Lemu ist kaum größer als ein Schuhkarton, seine Aufgabe aber groß: Der Satellit soll helfen, den Zustand der Natur präziser zu erfassen. Dafür sammelt er Daten über Ökosysteme und macht sichtbar, wo Landschaften degradieren.
Der Entrepreneur Leo Prieto berichtet von einem entscheidenden Moment beim gemeinsamen Frühstück mit seiner Frau: Ihm wurde bewusst, dass weltweit kein einziger Satellit existierte, der sich dezidiert dem Monitoring der Natur widmete. Er beschloss, diese Vision selbst in die Realität umzusetzen. Als Autodidakt begann er zu erforschen, wie Datentechnologie den Erhalt verschiedener Ökosysteme maßgeblich unterstützen kann. Das Resultat seiner Ambitionen ist ein Kleinsatellit von der Größe eines Schuhkartons, der bereits im Orbit kreist, um den Zustand unseres Planeten zu analysieren und präzise Diagnosen über die Degradierung verschiedener Gebiete zu erstellen.
Lemu Nge – kurz Lemu – ist der weltweit erste Satellit, der explizit für diese Mission konstruiert und gestartet wurde. Bemerkenswert ist dabei der zivilgesellschaftliche Ursprung: Prieto agiert unabhängig von Umweltorganisationen, staatlichen Institutionen oder Regierungen. Es handelt sich um eine Eigeninitiative, die in Chile über ein Startup realisiert wurde.
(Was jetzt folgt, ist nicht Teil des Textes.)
constexpr int kFinishThreads = 1024;
constexpr uint32_t kFinishMax = 1024;
__global__ __launch_bounds__(kFinishThreads) void q5_finish_kernel(const uint64_t *__restrict__ meta, uint32_t n_meta, int32_t n_win, const uint64_t *__restrict__ info,
                                                                   const int32_t *__restrict__ slow_list, const int32_t *__restrict__ sel_win,
                                                                   const int32_t *__restrict__ sel_key, uint32_t out_cap, int32_t *__restrict__ out_auction,
                                                                   uint64_t *__restrict__ out_num, uint64_t *__restrict__ h_fin,
                                                                   const unsigned long long *__restrict__ pane_sum, const unsigned long long *__restrict__ tab_rows,
                                                                   const int64_t *__restrict__ seg_off, const int32_t *__restrict__ pane_win_ptr, int32_t n_panes) {
    __shared__ uint64_t s_k[kFinishMax];
    __shared__ uint32_t s_bad;
    const uint32_t *tail = reinterpret_cast<const uint32_t *>(meta + 2 * (size_t)n_win);
    const uint32_t n_sel = tail[0], err = tail[1];
    if (threadIdx.x == 0) s_bad = 0;
    __syncthreads();
    if (pane_sum && (!info || info[2]))
        for (int32_t p = threadIdx.x; p < n_panes; p += kFinishThreads)
            if (pane_win_ptr[p + 1] != pane_win_ptr[p] && pane_sum[p] + tab_rows[p] != (unsigned long long)(seg_off[2 * p + 1] - seg_off[2 * p])) s_bad = 1;
    __syncthreads();
    const uint32_t bad16 = s_bad;
    for (uint32_t i = threadIdx.x; i < n_meta; i += kFinishThreads) h_fin[i] = meta[i];
    if (threadIdx.x < 3) h_fin[n_meta + threadIdx.x] = info ? info[threadIdx.x] : 0;
    if (threadIdx.x == 3) h_fin[n_meta + 3] = (uint64_t)(uint32_t)slow_list[0] | ((uint64_t)bad16 << 32);
    const bool sortable = !err && !bad16 && n_sel <= kFinishMax && n_sel <= out_cap && (!info || info[2]);
    if (threadIdx.x == 4) h_fin[n_meta + 4] = sortable ? 1 : 0;
    int64_t *h_off = reinterpret_cast<int64_t *>(h_fin + n_meta + 5);
    if (!sortable) return;
    uint32_t p2 = 1;
    while (p2 < n_sel) p2 <<= 1;
    if (threadIdx.x < p2)
        s_k[threadIdx.x] = threadIdx.x < n_sel ? ((uint64_t)(uint32_t)sel_win[threadIdx.x] << 32) | ((uint32_t)sel_key[threadIdx.x] ^ 0x80000000u) : ~0ull;
    __syncthreads();
    for (uint32_t k = 2; k <= p2; k <<= 1)
        for (uint32_t j = k >> 1; j > 0; j >>= 1) {
            const uint32_t i = threadIdx.x, l = i ^ j;
            if (i < p2 && l > i) {
                const uint64_t a = s_k[i], b = s_k[l];
                const bool up = (i & k) == 0;
                if ((a > b) == up) {
                    s_k[i] = b;
                    s_k[l] = a;
                }
            }
            __syncthreads();
        }
    if (threadIdx.x < n_sel) {
        const uint64_t e = s_k[threadIdx.x];
        out_auction[threadIdx.x] = (int32_t)((uint32_t)e ^ 0x80000000u);
        out_num[threadIdx.x] = meta[(uint32_t)(e >> 32)];
    }
    for (int32_t w = threadIdx.x; w <= n_win; w += kFinishThreads) {
        uint32_t lo = 0, hi = n_sel;
        while (lo < hi) {
            const uint32_t mid = (lo + hi) >> 1;
            if ((int32_t)(s_k[mid] >> 32) < w) lo = mid + 1;
            else hi = mid;
        }
        h_off[w] = (int64_t)lo;
    }
}

constexpr int kPartItems = 16;
constexpr int kPartTile = kBlock * kPartItems;
constexpr int kPartShift = 13;
constexpr int kPartMaxDigits = 256;

__device__ __forceinline__ uint32_t part_digit(int32_t key, const PaneDesc &pd, uint32_t straggler) {
    const uint64_t idx = (uint64_t)((int64_t)key - pd.base);
    return idx < (uint64_t)pd.range ? (uint32_t)(idx >> kPartShift) : straggler;
}

__global__ __launch_bounds__(kBlock) void q5_part_tile_kernel(const int32_t *__restrict__ auction, SegTiles st, const PaneDesc *__restrict__ panes,
                                                              const int32_t *__restrict__ pane_win_ptr, uint32_t nd, int32_t *__restrict__ off_mat,
                                                              int32_t *__restrict__ keys_out, uint16_t *__restrict__ low_out,
                                                              uint32_t *__restrict__ sample) {
    __shared__ uint32_t s_cnt[kPartMaxDigits];
    __shared__ __attribute__((aligned(16))) uint16_t s_low[kPartTile];
    __shared__ uint32_t s_wave_total[kWavesPerBlock];
    __shared__ int32_t s_red[2 * kWavesPerBlock];
    const int lane = lane_id(), wave = threadIdx.x >> 6;
    s_cnt[threadIdx.x] = 0;
    const int32_t tile = (int32_t)blockIdx.x;
    const TileRange tr = locate_tile(st, tile, kPartTile);
    if (pane_win_ptr[tr.seg] == pane_win_ptr[tr.seg + 1]) return;
    const int32_t t0 = st.tile_first[tr.seg], tiles_p = st.tile_first[tr.seg + 1] - t0;
    int32_t *off = off_mat + (size_t)t0 * (nd + 1) + (tile - t0);
    const PaneDesc pd = panes[tr.seg];
    int32_t k[kPartItems];
#pragma unroll
    for (int it = 0; it < kPartItems / 4; ++it) {
        const int64_t r0 = tr.tile_begin + (int64_t)(it * kBlock + threadIdx.x) * 4;
        if (r0 >= tr.lo && r0 + 4 <= tr.hi) {
            const int4 t = stream_load4(auction + r0);
            k[it * 4 + 0] = t.x; k[it * 4 + 1] = t.y; k[it * 4 + 2] = t.z; k[it * 4 + 3] = t.w;
        } else {
#pragma unroll
            for (int j = 0; j < 4; ++j) k[it * 4 + j] = (r0 + j >= tr.lo && r0 + j < tr.hi) ? auction[r0 + j] : 0;
        }
    }
    __syncthreads();
    uint16_t rank[kPartItems];
    int32_t mn = 0x7fffffff, mx = (int32_t)0x80000000;
#pragma unroll
    for (int i = 0; i < kPartItems; ++i) {
        const int64_t r = tr.tile_begin + (int64_t)((i >> 2) * kBlock + threadIdx.x) * 4 + (i & 3);
        rank[i] = 0;
        if (r >= tr.lo && r < tr.hi) {
            rank[i] = (uint16_t)atomicAdd(&s_cnt[part_digit(k[i], pd, nd - 1)], 1u);
            mn = min(mn, k[i]);
            mx = max(mx, k[i]);
        }
    }
    __syncthreads();
    {
        const uint32_t c = s_cnt[threadIdx.x];
        const uint32_t in = wave_incl_scan_u32(c);
        if (lane == 63) s_wave_total[wave] = in;
        __syncthreads();
        uint32_t o = in - c;
#pragma unroll
        for (int w = 0; w < kWavesPerBlock; ++w) o += w < wave ? s_wave_total[w] : 0u;
        s_cnt[threadIdx.x] = o;
        if (threadIdx.x < nd) off[(size_t)threadIdx.x * tiles_p] = (int32_t)o;
        if (threadIdx.x == 0) off[(size_t)nd * tiles_p] = (int32_t)(tr.hi - tr.lo);
    }
    __syncthreads();
#pragma unroll
    for (int i = 0; i < kPartItems; ++i) {
        const int64_t r = tr.tile_begin + (int64_t)((i >> 2) * kBlock + threadIdx.x) * 4 + (i & 3);
        if (r >= tr.lo && r < tr.hi) {
            const uint32_t d = part_digit(k[i], pd, nd - 1), pos = s_cnt[d] + rank[i];
            if (d == nd - 1) keys_out[(size_t)tile * kPartTile + pos] = k[i];
            else s_low[pos] = (uint16_t)(((uint32_t)k[i] - (uint32_t)pd.base) & ((1u << kPartShift) - 1));
        }
    }
    __syncthreads();
    {
        const uint4 *src = reinterpret_cast<const uint4 *>(s_low);
        uint4 *dst = reinterpret_cast<uint4 *>(low_out + (size_t)tile * kPartTile);
        const uint32_t n16 = ((uint32_t)(tr.hi - tr.lo) + 7u) >> 3;
        for (uint32_t i = threadIdx.x; i < n16; i += kBlock) stream_store4(dst + i, src[i]);
    }
    if ((blockIdx.x & 63u) == 0) {
#pragma unroll
        for (int o = 32; o > 0; o >>= 1) {
            mn = min(mn, __shfl_xor(mn, o, 64));
            mx = max(mx, __shfl_xor(mx, o, 64));
        }
        if (lane == 0) {
            s_red[wave] = mn;
            s_red[kWavesPerBlock + wave] = mx;
        }
        __syncthreads();
        if (threadIdx.x == 0) {
            for (int w = 1; w < kWavesPerBlock; ++w) {
                mn = min(mn, s_red[w]);
                mx = max(mx, s_red[kWavesPerBlock + w]);
            }
            atomicAdd(&sample[0], 1u);
            if (mx >= mn && (uint32_t)mx - (uint32_t)mn < (uint32_t)kHist / 2) atomicAdd(&sample[1], 1u);
        }
    }
}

Dieser Ansatz verleiht dem Projekt einen revolutionären Charakter mit globaler Tragweite, da der Nutzen weit über den menschlichen Horizont hinausreicht und Flora und Fauna miteinbezieht. Die erhobenen Daten und Analysen dienen jedoch nicht nur dem Naturschutz; Prieto strebt eine „Technologie mit Sinn“ an, die durch fundierte Dateninterpretation auch eine bewusste und nachhaltige Ressourcennutzung ermöglicht.